Il s'agit d'une incapacité à se souvenir d'informations personnelles importantes qui est trop étendue pour être expliquée par un oubli ordinaire, et qui n'est pas causée par une blessure à la tête, un trouble convulsif, une substance ou une autre condition médicale. Le vide est généralement autobiographique : une personne peut être incapable de récupérer une période de sa propre vie alors que ses connaissances générales, son vocabulaire et ses compétences restent complètement intacts. Cette qualité sélective est l'une des caractéristiques qui la distingue de l'amnésie d'origine physique, où la mémoire tend à faillir de manière plus large et moins personnelle.
Quelle est la prévalence de l'amnésie dissociative ?

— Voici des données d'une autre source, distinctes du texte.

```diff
@@ -321,13 +368,22 @@
               }
             }
           }
-          if (GMODE == 0) {
+          if (GMODE == 0 && !SRING) {
             const int nu = (u + XB) % NU;
             const uint32_t un = (u + XB) < NU ? (uint32_t)rc4[2 * (nu / NCH) + kk].x : un1[2 * (nu / NCH) + kk];
             load_half(un, nu % NCH, xu + 4 * kk);
           }
         }
-        if (GMODE == 1) {
+        if constexpr (SRING) {
+          __syncwarp();
+          const int nu = (u + XB) % NU;
+#pragma unroll
+          for (int kk = 0; kk < 2; ++kk) {
+            const uint32_t un = (u + XB) < NU ? (uint32_t)rc4[2 * nu + kk].x : un1[2 * nu + kk];
+            ring_fill(2 * (u % XB) + kk, un, WQ_EPR * (r + (u + XB) / NU) + 2 * nu + kk);
+          }
+          cp_async_commit();
+        } else if (GMODE == 1) {
 #pragma unroll
           for (int kk = 0; kk < 2; ++kk) {
             const int nu = (u + XB) % NU;
@@ -336,7 +392,7 @@
           }
         }
       }
-      if (GMODE == 2) {
+      if (GMODE == 2 && !SRING) {
         static_assert(GMODE != 2 || XB == NU, "round-end gathers need a whole round in the ring");
 #pragma unroll
         for (int u = 0; u < NU; ++u)
@@ -363,16 +419,19 @@
   if (warp == 0) asm volatile("tcgen05.dealloc.cta_group::1.sync.aligned.b32 %0, %1;" ::"r"(tmem0), "r"(TM_COLS) : "memory");
 }
 
-template <int NW, int XB, bool DB, int MINB, int GMODE = 0, bool LATE_REC = false>
+template <int NW, int XB, bool DB, int MINB, int GMODE = 0, bool LATE_REC = false, bool SRING = false>
 static int launch_wh_quad_inst(const AggParams& p, cudaStream_t stream) {
   const int64_t total = (int64_t)((p.num_hub_segs + p.num_items + WQ_GROUPS - 1) / WQ_GROUPS) * p.S * (p.D >> 7);
   const int64_t cap = (int64_t)num_sms() * MINB;
   const int grid = (int)(total < 1 ? 1 : (total < cap ? total : cap));
+  constexpr int nrec = SRING && XB == 2 ? 4 : NW;
+  constexpr uint32_t need = wq_smem(nrec, SRING ? wq_ring_bytes(XB) : 0u);
   constexpr int max_ctas = DB ? 2 : 4;
   const size_t pad = (size_t)(227 * 1024) / (max_ctas + 1) + 1024;
-  const size_t smem = wq_smem(NW) > pad ? wq_smem(NW) : pad;
-  STAG_CUDA(cudaFuncSetAttribute(agg_wh_quad_kernel<NW, XB, DB, MINB, GMODE, LATE_REC>, cudaFuncAttributeMaxDynamicSharedMemorySize, (int)smem));
-  agg_wh_quad_kernel<NW, XB, DB, MINB, GMODE, LATE_REC><<<grid, 32 * NW, smem, stream>>>(p);
+  const size_t smem = need > pad ? need : pad;
+  static_assert((size_t)(max_ctas) * (need + 2048) <= 228 * 1024, "the shared-memory request admits fewer CTAs than TMEM");
+  STAG_CUDA(cudaFuncSetAttribute(agg_wh_quad_kernel<NW, XB, DB, MINB, GMODE, LATE_REC, SRING>, cudaFuncAttributeMaxDynamicSharedMemorySize, (int)smem));
+  agg_wh_quad_kernel<NW, XB, DB, MINB, GMODE, LATE_REC, SRING><<<grid, 32 * NW, smem, stream>>>(p);
   STAG_LAUNCH_CHECK();
   return STAG_OK;
 }
@@ -389,15 +448,10 @@
   static const char* var = getenv("STAG_WQ_VARIANT");
   const int v = var ? atoi(var) : 0;
   switch (v) {
-    case 1: return launch_wh_quad_inst<4, 4, false, 2, 1>(p, stream);
-    case 2: return launch_wh_quad_inst<4, 2, false, 3>(p, stream);
-    case 3: return launch_wh_quad_inst<8, 2, true, 2>(p, stream);
-    case 4: return launch_wh_quad_inst<4, 4, true, 2, 0>(p, stream);
-    case 5: return launch_wh_quad_inst<4, 4, true, 2, 2>(p, stream);
-    case 6: return launch_wh_quad_inst<4, 4, true, 2, 1, false>(p, stream);
-    case 7: return launch_wh_quad_inst<4, 4, true, 2, 2, true>(p, stream);
-    default: return launch_wh_quad_inst<4, 4, true, 2, 1, true>(p, stream);
-  }
-}
-
-}
+    case 1: return launch_wh_quad_inst<4, 4, true, 2, 1, true>(p, stream);
+    case 2: return launch_wh_quad_inst<8, 1, true, 2, 1, true, true>(p, stream);
+    default: return launch_wh_quad_inst<8, 2, true, 2, 1, true, true>(p, stream);
+  }
+}
+
+}
```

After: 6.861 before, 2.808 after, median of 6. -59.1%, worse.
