template <int D>
__device__ __forceinline__ void mm_symfull(const double (&za)[RD<D>::NB][RD<D>::NB], const double (&zb)[RD<D>::NB][RD<D>::NB],
                                           double (&acc)[RD<D>::NB][RD<D>::NB], int tail_lane) {
  constexpr int NB = RD<D>::NB;
#pragma unroll
  for (int K = 0; K < SymTail<D>::KM; ++K)
#pragma unroll
    for (int I = 0; I < NB; ++I)
#pragma unroll
      for (int J = 0; J < NB; ++J) acc[I][J] = mfma4(za[K][I], zb[K][J], acc[I][J]);
  if constexpr (SymTail<D>::ON) {
    double av[NB], bv[NB];
#pragma unroll
    for (int I = 0; I < NB; ++I) {
      av[I] = quad_bcast0(za[I][NB - 1]);
      bv[I] = __shfl(zb[I][NB - 1], tail_lane);
    }
#pragma unroll
    for (int I = 0; I < NB; ++I)
#pragma unroll
      for (int J = 0; J < NB; ++J) acc[I][J] = fma(av[I], bv[J], acc[I][J]);
  }
}

template <int D, bool WITH3, bool UPPER = false>
__device__ __forceinline__ void rcomb(double (&out)[RD<D>::NB][RD<D>::NB], double c0, double c1, double c2, double c3,
                                      const double (&W1)[RD<D>::NB][RD<D>::NB], const double (&W2)[RD<D>::NB][RD<D>::NB],
                                      const double (&W3)[RD<D>::NB][RD<D>::NB], const LanePos& lp) {
  constexpr int NB = RD<D>::NB;
#pragma unroll
  for (int I = 0; I < NB; ++I)
#pragma unroll
    for (int J = (UPPER || I >= SymTail<D>::KM) ? I : 0; J < NB; ++J) {
      double v = c1 * W1[I][J];
      v = fma(c2, W2[I][J], v);
      if constexpr (WITH3) v = fma(c3, W3[I][J], v);
      if (I == J) v += (lp.r == lp.c && 4 * I + lp.r < D) ? c0 : 0.0;
      out[I][J] = v;
    }
}


template <int NC>
struct SMat {
  double m[NC][NC];
  double vr[NC], vc[NC];
  double s;
};
template <int NC>
struct GMat {
  double m[NC][NC];
  double cr[NC], cc[NC], rc[NC];
  double s;
};

template <int NC>
__device__ __forceinline__ void s8_zero(SMat<NC>& a) {
#pragma unroll
  for (int I = 0; I < NC; ++I) {
#pragma unroll
    for (int J = 0; J < NC; ++J) a.m[I][J] = 0.0;
    a.vr[I] = a.vc[I] = 0.0;
  }
  a.s = 0.0;
}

Plus courant que sa réputation ne le suggère. En examinant les preuves rassemblées pour le manuel diagnostique actuel, les chercheurs ont estimé la prévalence dans la population générale entre 1,8 et 7,3 pour cent, avec des taux substantiellement plus élevés parmi les personnes déjà en soins psychiatriques. L'intervalle est large car les études diffèrent dans la manière dont elles posent des questions et auprès de qui elles échantillonnent, et parce que la condition est sous-reconnue dans les milieux cliniques ordinaires, ce qui tend à faire baisser les taux mesurés plutôt qu'à les augmenter.
L'amnésie dissociative est-elle la même chose que le trouble dissociatif de l'identité ?
Non, bien qu'ils appartiennent à la même famille et soient souvent confondus. L'amnésie dissociative est un diagnostic à part entière et peut survenir complètement seule, chez une personne sans états d'identité distincts. L'amnésie est également une caractéristique du trouble dissociatif de l'identité, d'où provient la confusion, mais la relation ne va que dans un sens : avoir une amnésie dissociative ne signifie pas qu'une personne a ou développera l'autre condition.
Les souvenirs perdus à cause de l'amnésie dissociative peuvent-ils revenir ?
Souvent, oui, et cette réversibilité est l'une des caractéristiques distinctives. L'information semble être inaccessible plutôt qu'effacée, ce qui la distingue de l'amnésie causée par des dommages physiques aux structures qui stockent la mémoire. Le retour peut être graduel ou abrupt, et il n'est pas de manière fiable sous le contrôle délibéré de quiconque, y compris de la personne qui en fait l'expérience. Cette imprévisibilité est une raison d'avoir un soutien en place plutôt que de poursuivre la récupération du matériel comme un objectif en soi.
Qu'est-ce qu'une fugue dissociative ?
C'est la présentation la plus rare : un voyage intentionnel ou une errance désorientée, accompagnée d'amnésie pour l'identité personnelle ou pour d'autres informations autobiographiques. Une personne peut se retrouver quelque part sans avoir conscience de la manière dont elle y est parvenue ou de qui elle est, et les épisodes peuvent durer des heures ou beaucoup plus longtemps. C'est véritablement peu commun et il est important de le nommer précisément, car l'expression est utilisée de manière décontractée pour désigner une distraction ordinaire, ce qui crée une attente qui rend la véritable expérience plus difficile à reconnaître lorsqu'elle se produit.